ALICE Data Challenge 2006 (PDC’06) • Last ‘challenge’ before the start of data taking • Test of all Grid components • AliEn as a ALICE interface to the Grid and much, much more • LCG/gLite baseline services (WMS, DMS) • Test of computing centres infrastructure • Major test of stability of all of the above
Grid software deployment and running • LCG sites are operated through the VO-box framework • All ALICE sites need one • Relatively extended deployment cycle, a lot of configuration and version update issues had to be solved • Situation is quite routine now • Data management • This year – xrootd as disk pool manager on all sites • The installation/configuration procedures have just been released • xrootd integrated in other storage management solutions (CASTOR, DPM, dCache) – under development • Data replication (FTS) • We use it for scheduled replication of data between the computing centres (RAW from T0->T1, MC production T2->T1, etc…) • Fully incorporated in the AliEn FTD, to be extensively tested in July
VO box support and operation • In additional to the standard LCG components, the VO-box runs ALICE-specific software components • V0-boxes now at RAL Tier 1 and Birmingham Tier 2 • Birmingham ALICE students are testing ALiEn for analysis purposes through Birmingham Tier 2. • The installation and maintenance of these is entirely our responsibility: • Support for UK V0-box supplied by CERN (no UK manpower available) • Site related problems are handled by the site admins • LCG services problems are reported to GGUS
Operation status • Running in a continuous mode since 24/05 • VO-boxes: • monthly releases of AliEn (curently v.2-10) , LCG 2.7.0 and soon tests of gLite 3.0 • Central ALICE services: • AliEn machinery and API Service is developed/deployed and maintained by the AliEn team • Site services: • Stability testing of both AliEn and LCG components • The interfaces AliEn-LCG/gLite are still in development • A gLite V0-box has already been provided at CERN and first tests performed.
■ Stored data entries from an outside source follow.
# nevi-me/rust-dataframe

Measured on AMD Instinct MI355X. Metric: rows/sec filter+sum over 1e9 f64 Arrow rows; %HBM bw at 1/2/4/8 GPU, higher is better.
Workload: dtype f64

## Files before the change

rust_dataframe_amd/csrc/rdf_capi.cpp:

```cpp
#include <hip/hip_runtime.h>

#include <algorithm>
#include <cmath>
#include <cstdarg>
#include <cstdio>
#include <chrono>
#include <functional>
#include <cstring>
#include <map>
#include <memory>
#include <mutex>
#include <condition_variable>
#include <string>
#include <thread>
#include <vector>
#include <sys/syscall.h>
#include <unistd.h>

#include "rdf_device.h"
#include "rdf_stage_copy.h"

using namespace rdfk;

namespace {
// ... 54 lines not shown
    int    opt_gb_hot = 1;
    int    opt_gb_bucket = 0;
    int    opt_gb_partition = 3;
    bool   timing = false;
    std::vector<std::pair<hipEvent_t, hipEvent_t>> events;
    size_t events_used = 0;
    std::multimap<size_t, void*> pool_free;
    size_t pool_cached = 0;
    int64_t opt_stream_slab = 0;
    void*  sbuf_dev[2] = {nullptr, nullptr};
    void*  sbuf_pin[2] = {nullptr, nullptr};
    size_t sbuf_dev_cap = 0, sbuf_pin_cap = 0;
    hipEvent_t sbuf_ev[2] = {nullptr, nullptr};
    void*  dbuf_dev[2] = {nullptr, nullptr};
    void*  dbuf_pin[2] = {nullptr, nullptr};
    size_t dbuf_dev_cap = 0, dbuf_pin_cap = 0;
    hipEvent_t dbuf_ev[2] = {nullptr, nullptr};
    hipStream_t d2h_stream = nullptr;
    int64_t stream_slabs = 0, stream_bytes_staged = 0, stream_bytes_direct = 0;
    bool in_stream = false;
    bool streaming = false;
    int  opt_stream_table_kernel = 1;
    char* tab_pin = nullptr; size_t tab_pin_cap = 0, tab_pin_used = 0;
    bool   agg_comm_entered = false;
    ::rdf_comm* agg_comm = nullptr;
    ~Ctx();
};

thread_local Ctx g_ctx;

Ctx::~Ctx() {
    if (!ready || (long)syscall(SYS_gettid) == (long)getpid()) return;
    (void)hipSetDevice(device);
    if (stream) (void)hipStreamSynchronize(stream);
    for (void* p : arena.overflow) (void)hipFree(p);
    if (arena.base) (void)hipFree(arena.base);
    if (pinned) (void)hipHostFree(pinned);
    for (auto& kv : pool_free) (void)hipFree(kv.second);
    for (int b = 0; b < 2; ++b) { if (sbuf_dev[b]) (void)hipFree(sbuf_dev[b]); if (sbuf_pin[b]) (void)hipHostFree(sbuf_pin[b]); if (sbuf_ev[b]) (void)hipEventDestroy(sbuf_ev[b]); }
    if (tab_pin) (void)hipHostFree(tab_pin);
    if (d2h_stream) (void)hipStreamSynchronize(d2h_stream);
    for (int b = 0; b < 2; ++b) { if (dbuf_dev[b]) (void)hipFree(dbuf_dev[b]); if (dbuf_pin[b]) (void)hipHostFree(dbuf_pin[b]); if (dbuf_ev[b]) (void)hipEventDestroy(dbuf_ev[b]); }
    if (d2h_stream) (void)hipStreamDestroy(d2h_stream);
    for (auto& ev : events) { (void)hipEventDestroy(ev.first); (void)hipEventDestroy(ev.second); }
    if (copy_stream) { (void)hipStreamSynchronize(copy_stream); (void)hipStreamDestroy(copy_stream); }
    if (own_stream) (void)hipStreamDestroy(own_stream);
    ready = false;
}

rdf_status fail(rdf_status st, const char* fmt, ...) {
    char buf[512];
    va_list ap;
    va_start(ap, fmt);
    vsnprintf(buf, sizeof buf, fmt, ap);
    va_end(ap);
    g_ctx.err = buf;
    if (g_ctx.ready && g_ctx.stream) (void)hipStreamSynchronize(g_ctx.stream);
    return st;
}

// ... 834 lines not shown
                    static const int mir[6] = {LH_F_LT, LH_F_LE, LH_F_EQ, LH_F_NE, LH_F_GT, LH_F_GE};
                    h = (sw ? mir : fwd)[op - RDF_OP_GT];
                } else if (op == RDF_OP_AND) h = LH_AND;
                else if (op == RDF_OP_OR) h = LH_OR;
                else if (in.dtype == RDF_F64) {
                    if (op == RDF_OP_ADD) h = LH_F_ADD;
                    else if (op == RDF_OP_MUL) h = LH_F_MUL;
                    else if (op == RDF_OP_SUB) h = sw ? LH_F_RSUB : LH_F_SUB;
                    else if (op == RDF_OP_DIV) h = sw ? LH_F_RDIV : LH_F_DIV;
                } else if (in.dtype == RDF_I64 || in.dtype == RDF_U64) {
                    if (op == RDF_OP_ADD) h = LH_I_ADD;
                    else if (op == RDF_OP_MUL) h = LH_I_MUL;
                    else if (op == RDF_OP_SUB) h = sw ? LH_I_RSUB : LH_I_SUB;
                }
            } break;
            default: break;
        }
        if (h == LH_NONE) return false;
        lean.code[i].swapped = (uint8_t)((in.swapped & 1) | (h << 1));
    }
    return true;
}

rdf_status launch_agg_pair(const EvalArgs* ea, const FilterAggF64Args* fa, int cmp, int feat, int grid, int nvalues,
                           const int* cls, AggPartial* partials, AggPartial* result, const char* spec_sig = nullptr,
                           const SpecArgs* sa = nullptr) {
    Ctx& c = g_ctx;
    KernelTimer kt;
    if (sa) {
        const bool jit = jit_find(spec_sig) != nullptr;
        c.last_kernel = std::string("spec_kernel<") + spec_sig + ">" + (jit ? " [compiled at run time]" : "");
        const hipError_t le = launch_spec(spec_sig, *sa, grid, c.stream);
        if (le != hipSuccess && jit) { (void)hipGetLastError(); return kRetryInterpreted; }
        if (le != hipSuccess) return fail(RDF_DEVICE_ERROR, "launch_spec: %s", hipGetErrorString(le));
    }
    else if (fa) { c.last_kernel = "filter_agg_f64_kernel"; HIP_TRY(launch_filter_agg_f64(*fa, cmp, grid, c.stream)); }
    else {
        EvalArgs lean;
        if (c.opt_interp_lean && feat == 0 && lean_assign(*ea, lean)) { c.last_kernel = "eval_kernel<AGG, lean>"; HIP_TRY(launch_eval_lean(lean, SINK_AGG, grid, c.stream, c.opt_interp_lean == 2)); }
        else { c.last_kernel = "eval_kernel<AGG>"; HIP_TRY(launch_eval(*ea, SINK_AGG, feat, grid, c.stream)); }
    }
    kt.stop();
    AggFinalArgs f;
    memset(&f, 0, sizeof f);
    f.partials = partials;
    f.result = result;
    f.nblocks = grid;
    f.nvalues = nvalues;
    for (int k = 0; k < nvalues; ++k) f.value_cls[k] = cls[k];
    HIP_TRY(launch_agg_final(f, c.stream));
    return RDF_OK;
}

void fill_agg_result(rdf_agg_result* r, int dt, const AggPartial& p) {
    memset(r, 0, sizeof *r);
    r->dtype = dt;
    r->count = p.cnt;
    r->is_some = p.cnt > 0;
    if (is_float(dt)) {
        double s, a, b;
        memcpy(&s, &p.sum, 8); memcpy(&a, &p.mn, 8); memcpy(&b, &p.mx, 8);
        r->sum_f64 = dt == RDF_F32 ? (double)(float)s : s;
        if (p.cnt > 0) { r->min_f64 = a; r->max_f64 = b; }
    } else {
        r->sum_i64 = (int64_t)h_normalize_int(dt, p.sum);
        if (p.cnt > 0) { r->min_i64 = (int64_t)p.mn; r->max_i64 = (int64_t)p.mx; }
    }
}

}
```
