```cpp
template <bool FULL, int VP, bool DIFF = false>
int launch_attn_split(int nkt, dim3 grid, hipStream_t st, const float* qhat, const float* kvhat, const int* qpos,
                      const int* kpos, float* part, int N, int H, int D, int B, int nb, HeadRange hr, PushArgs pa) {
#define HEPT_SPLIT_CASE(K)                                                                                       \
    case K: {                                                                                                    \
                          \
        constexpr size_t lds0 = (size_t)(3 + VP) * split_ck(K) * 64 + (DIFF ? (size_t)split_ck(K) * 32 : 0);        \
        constexpr size_t lds = lds0 > (size_t)K * 4096 ? lds0 : (size_t)K * 4096;                                \
        if (lds > 65536) {                                                                                       \
            static LdsRaised raised;                                                                             \
            if (hept_raise_lds(raised, reinterpret_cast<const void*>(&block_attn_split_kernel<K, FULL, VP, DIFF>), lds)) \
                return HEPT_ERR_LAUNCH;                                                                          \
        }                                                                                                        \
        hipLaunchKernelGGL((block_attn_split_kernel<K, FULL, VP, DIFF>), grid, dim3(64 * K), lds, st, qhat, kvhat, qpos, \
                           kpos, part, N, H, D, B, nb, hr, pa);                                                        \
        break;                                                                                                   \
    }
    switch (nkt) {
        HEPT_SPLIT_CASE(1)
        HEPT_SPLIT_CASE(2)
        HEPT_SPLIT_CASE(3)
        HEPT_SPLIT_CASE(4)
        HEPT_SPLIT_CASE(5)
        HEPT_SPLIT_CASE(6)
        HEPT_SPLIT_CASE(7)
        HEPT_SPLIT_CASE(8)
        default:
            return HEPT_ERR_SHAPE;
    }
#undef HEPT_SPLIT_CASE
    return hept_launch_status();
}

template <bool BF16, bool P16, bool F16QK, bool FULL, bool DIFF = false>
int launch_attn_full(int nkt, dim3 grid, hipStream_t st, const char* qhat, const char* kvhat, const int* qpos,
                const int* kpos, float* part, int N, int H, int D, int B, int nb, HeadRange hr, PushArgs pa) {
#define HEPT_ATTN_CASE(K)                                                                                    \
    case K: {                                                                                                \
        constexpr size_t lds = (size_t)2 * 32 * K * 32 * (BF16 ? 2 : 4) + 32 * K * 8;                        \
        if (lds > 65536) {                                                                                   \
            static LdsRaised raised;                                                                         \
            if (hept_raise_lds(raised, reinterpret_cast<const void*>(&block_attn_kernel<K, BF16, P16, F16QK, FULL, DIFF>), lds)) \
                return HEPT_ERR_LAUNCH;                                                                      \
        }                                                                                                    \
        hipLaunchKernelGGL((block_attn_kernel<K, BF16, P16, F16QK, FULL, DIFF>), grid, dim3(64 * K), lds, st, qhat, kvhat, qpos, \
                           kpos, part, N, H, D, B, nb, hr, pa);                                                    \
        break;                                                                                               \
    }
    switch (nkt) {
        HEPT_ATTN_CASE(1)
        HEPT_ATTN_CASE(2)
        HEPT_ATTN_CASE(3)
        HEPT_ATTN_CASE(4)
        HEPT_ATTN_CASE(5)
        HEPT_ATTN_CASE(6)
        HEPT_ATTN_CASE(7)
        HEPT_ATTN_CASE(8)
        default:
            return HEPT_ERR_SHAPE;
    }
#undef HEPT_ATTN_CASE
    return hept_launch_status();
}

template <bool BF16, bool P16, bool F16QK, bool DIFF = false>
int launch_attn(int nkt, dim3 grid, hipStream_t st, const char* qhat, const char* kvhat, const int* qpos,
                const int* kpos, float* part, int N, int H, int D, int B, int nb, HeadRange hr, PushArgs pa) {
    if (B == 32 * nkt)
        return launch_attn_full<BF16, P16, F16QK, true, DIFF>(nkt, grid, st, qhat, kvhat, qpos, kpos, part, N, H, D, B, nb, hr, pa);
    return launch_attn_full<BF16, P16, F16QK, false, DIFF>(nkt, grid, st, qhat, kvhat, qpos, kpos, part, N, H, D, B, nb, hr, pa);
}

}

namespace {
int block_attn_impl(const void* qhat, const void* kvhat, const int32_t* qpos, const int32_t* kpos, int N, int H, int D,
                    int Tl, int B, int precision, const HeadRange& hr_in, float* part, void* stream,
                    const PushArgs* push = nullptr, VSrc vs = VSrc{}) {
    HeadRange hr = hr_in;
    hr.vsrc = nullptr;
    hr.raw_size = N;
    static const bool table_major = [] { const char* e = getenv("HEPT_ATTN_TABLE_MAJOR"); return e && *e && *e != '0'; }();
    hr.tl = table_major ? 0 : Tl;
    if (vs.v) {
        if (precision != HEPT_PREC_F32 || D % 4 != 0 || (reinterpret_cast<uintptr_t>(vs.v) & 15)) return HEPT_ERR_ARG;
        hr.vsrc = vs.v;
        hr.raw_size = vs.raw_size;
    }
    if (!qhat || !kvhat || !qpos || !kpos || (!part && !(push && push->direct))) return HEPT_ERR_ARG;
    if (N < 1 || H < 1 || Tl < 1 || B < 1 || B > HEPT_MAX_BLOCK || N % B != 0 || D < 1 || D > 28)
        return HEPT_ERR_SHAPE;
    if (hr.h0 < 0 || hr.hg < 1 || hr.h0 + hr.hg > H || hr.hout < 1 || hr.hsub < 0 || hr.hsub > hr.h0 ||
        hr.h0 + hr.hg - hr.hsub > hr.hout)
        return HEPT_ERR_SHAPE;

    const int nb = N / B, nkt = (B + 31) / 32;
    PushArgs pa{};
    if (push) {
        pa = *push;
        if (pa.direct ? (pa.push_wgs != 0 || Tl != 1 || pa.h0 != hr.h0 || pa.hg != hr.hg) : pa.push_wgs < 1)
            return HEPT_ERR_ARG;
    }
    const dim3 grid((unsigned)((size_t)Tl * nb * hr.hg + pa.push_wgs));
    hipStream_t st = (hipStream_t)stream;
    const char* qh = (const char*)qhat;
    const char* kv = (const char*)kvhat;
    if (precision == HEPT_PREC_BF16 && D == 24)
        return launch_attn<true, true, false>(nkt, grid, st, qh, kv, qpos, kpos, part, N, H, D, B, nb, hr, pa);
    if (precision == HEPT_PREC_BF16)
        return launch_attn<true, false, false>(nkt, grid, st, qh, kv, qpos, kpos, part, N, H, D, B, nb, hr, pa);
    if (precision == HEPT_PREC_MIXED16 && D == 24)
        return launch_attn<true, true, true>(nkt, grid, st, qh, kv, qpos, kpos, part, N, H, D, B, nb, hr, pa);
    if (precision == HEPT_PREC_MIXED16)
        return launch_attn<true, false, true>(nkt, grid, st, qh, kv, qpos, kpos, part, N, H, D, B, nb, hr, pa);
    if (precision == HEPT_PREC_F32) {
        const float* qf = (const float*)qhat;
        const float* kf = (const float*)kvhat;
        if (B == 32 * nkt) return launch_attn_split<true, 3>(nkt, grid, st, qf, kf, qpos, kpos, part, N, H, D, B, nb, hr, pa);
        return launch_attn_split<false, 3>(nkt, grid, st, qf, kf, qpos, kpos, part, N, H, D, B, nb, hr, pa);
    }
    if (precision == HEPT_PREC_F32_MFMA)
        return launch_attn<false, false, false>(nkt, grid, st, qh, kv, qpos, kpos, part, N, H, D, B, nb, hr, pa);
    if (precision == HEPT_PREC_F32_DIFF) {
        const char* e = getenv("HEPT_DIFF_MFMA");
        const bool mfma = e && *e && *e != '0';
        if (D == 24 && !mfma) {
            const float* qf = (const float*)qhat;
            const float* kf = (const float*)kvhat;
            if (B == 32 * nkt) return launch_attn_split<true, 3, true>(nkt, grid, st, qf, kf, qpos, kpos, part, N, H, D, B, nb, hr, pa);
            return launch_attn_split<false, 3, true>(nkt, grid, st, qf, kf, qpos, kpos, part, N, H, D, B, nb, hr, pa);
        }
        return launch_attn<false, false, false, true>(nkt, grid, st, qh, kv, qpos, kpos, part, N, H, D, B, nb, hr, pa);
    }
    return HEPT_ERR_SHAPE;
}
}

int hept_block_attn_heads_push(const void* qhat, const void* kvhat, const int32_t* qpos, const int32_t* kpos, int N,
                               int H, int D, int Tl, int B, int precision, int h0, int hg, int hout, int hsub,
                               int n_rows_out, float* part, const PushArgs* push, void* stream, VSrc vs) {
    if (n_rows_out < N) return HEPT_ERR_SHAPE;
    const HeadRange hr{h0, hg, hout, hsub, (long long)n_rows_out * hout, nullptr, 0, 0};
    return block_attn_impl(qhat, kvhat, qpos, kpos, N, H, D, Tl, B, precision, hr, part, stream, push, vs);
}

extern "C" int hept_block_attn(const void* qhat, const void* kvhat, const int32_t* qpos, const int32_t* kpos, int N,
                               int H, int D, int Tl, int B, int precision, float* part, void* stream) {
    const HeadRange all{0, H, H, 0, (long long)N * H, nullptr, 0, 0};
    return block_attn_impl(qhat, kvhat, qpos, kpos, N, H, D, Tl, B, precision, all, part, stream);
}

extern "C" int hept_block_attn_heads(const void* qhat, const void* kvhat, const int32_t* qpos, const int32_t* kpos,
                                     int N, int H, int D, int Tl, int B, int precision, int h0, int hg, int hout,
                                     int hsub, int n_rows_out, float* part, void* stream) {
    if (n_rows_out < N) return HEPT_ERR_SHAPE;
    const HeadRange hr{h0, hg, hout, hsub, (long long)n_rows_out * hout, nullptr, 0, 0};
    return block_attn_impl(qhat, kvhat, qpos, kpos, N, H, D, Tl, B, precision, hr, part, stream);
}
```

Measured before the change: 372.8 million.

## Prefetch key positions two chunks ahead and make K/V fetch branch-free

```diff
diff --git a/hept_amd/csrc/block_attn.hip b/hept_amd/csrc/block_attn.hip
--- a/hept_amd/csrc/block_attn.hip
+++ b/hept_amd/csrc/block_attn.hip
@@ -307,48 +307,72 @@
     const float* __restrict__ qbase = qhat + (size_t)h * N * 32;
     const float* __restrict__ kvbase = kvhat + (size_t)h * N * 64;
 
+    const int c = tid & 7;
+    const bool vs = c >= 4 && hr.vsrc;
+    auto item_ok = [&](int ch, int it) {
+        const int ci = it * NT + tid;
+        return (IPT * NT == CK * 8 || ci < CK * 8) && ((FULL && NCH * CK == KEYS) || ch * CK + (ci >> 3) < (FULL ? KEYS : B));
+    };
+    const int qi = w * 32 + li;
+    const bool qvalid = FULL || qi < B;
+    const int qsrc = qp[qvalid ? qi : 0];
+    int kpr[2][IPT];
+    auto positions = [&](int ch) {
+#pragma unroll
+        for (int it = 0; it < IPT; ++it) kpr[ch & 1][it] = kp[item_ok(ch, it) ? ch * CK + ((it * NT + tid) >> 3) : 0];
+    };
+    positions(0);
+    if (NCH > 1) positions(1);
     float pre[IPT][8];
     auto fetch = [&](int ch) {
 #pragma unroll
         for (int it = 0; it < IPT; ++it) {
-            const int ci = it * NT + tid;
-            const int key = ch * CK + (ci >> 3), c = ci & 7;
-#pragma unroll
-            for (int j = 0; j < 8; ++j) pre[it][j] = 0.f;
-            if (ci < CK * 8 && key < (FULL ? KEYS : B)) {
-                const int ks = kp[key];
-                if (c >= 4 && hr.vsrc) {
-                    const int col = 8 * (c - 4);
-                    const float* src = hr.vsrc + ((size_t)ks * H + h) * D + col;
-                    const bool real = ks < hr.raw_size;
-                    if (real && col < D) {
-                        const f32x4 a0 = *reinterpret_cast<const f32x4*>(src);
-                        pre[it][0] = a0[0]; pre[it][1] = a0[1]; pre[it][2] = a0[2]; pre[it][3] = a0[3];
-                    }
-                    if (real && col + 4 < D) {
-                        const f32x4 a1 = *reinterpret_cast<const f32x4*>(src + 4);
-                        pre[it][4] = a1[0]; pre[it][5] = a1[1]; pre[it][6] = a1[2]; pre[it][7] = a1[3];
-                    }
-                    if (col == D) pre[it][0] = 1.f;
-                    if (col + 4 == D) pre[it][4] = 1.f;
-                } else {
-                    const float* src = kvbase + (size_t)ks * 64 + c * 8;
-                    const f32x4 a0 = *reinterpret_cast<const f32x4*>(src);
-                    const f32x4 a1 = *reinterpret_cast<const f32x4*>(src + 4);
-                    pre[it][0] = a0[0]; pre[it][1] = a0[1]; pre[it][2] = a0[2]; pre[it][3] = a0[3];
-                    pre[it][4] = a1[0]; pre[it][5] = a1[1]; pre[it][6] = a1[2]; pre[it][7] = a1[3];
-                    if (c == 3) pre[it][6] = 1.f;
-                }
-            }
+            if (IPT * NT != CK * 8 && it * NT + tid >= CK * 8) break;
+            const int ks = kpr[ch & 1][it];
+            const float* s0 = kvbase + (size_t)ks * 64 + c * 8;
+            const float* s1 = s0 + 4;
+            if (vs) {
+                const int col = 8 * (c - 4);
+                const float* src = hr.vsrc + ((size_t)ks * H + h) * D + col;
+                const bool real = ks < hr.raw_size;
+                if (real && col < D) s0 = src;
+                if (real && col + 4 < D) s1 = src + 4;
+            }
+            const f32x4 a0 = *reinterpret_cast<const f32x4*>(s0);
+            const f32x4 a1 = *reinterpret_cast<const f32x4*>(s1);
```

RAL: 0.7% Sites contributions in the past 2 months • 60%T1, 40%T2 (almost half from 2 T2 sites!)
Running status – site averages • Pledged resources – 4000 CPUs • Our average is on a 12% level • Due to central and site services malfunctions • Mostly due to sites providing less CPUs than pledged
Stability improvements • This is a data challenge, so there is always place for improvement: • AliEn is undergoing gradual fixes and new features are added • The LCG software will undergo a quantum leap – move from LCG to gLite • Site infrastructure – VO-box, etc… also needs solidification, especially at the T2s • Monitoring and control – continuously adding new features
Outlook • PDC’06 has started as planned • This is the last exercise before the beam! • It is a test of all Grid tools/services we will use in 2007 • If not in PDC’06, good chance is that they will not be ready • It is also a large-scale test the computing infrastructure – computing, storage and network performance
Outlook (2) • We have all pieces needed to run production on the Grid (some untested). • The exercise started 2 months ago and will continue until the end of the year • At the moment, we are optimising the use of resources – attempting to get from the sites the promised resources • Next phase of the plan is a test of the file transfer utilities of LCG (FTS) and integration with AliEn FTD • In parallel to that we will run event production as usual
Summary • AliEn is a Grid framework developed by ALICE using 95% open source code (e.g SOAP) and 5 % AliEn specific (perl) code. • AliEn evolving to take into account EGEE/gLite framework and to work with LCG. • New user interfaces developed • PROOF for analysis developed • Better authentication/authorisation developed • Data Challenge 2006 – since April – going well • V0 boxes at RAL T1 and B’ham T2 • Lack of computing resources a worry.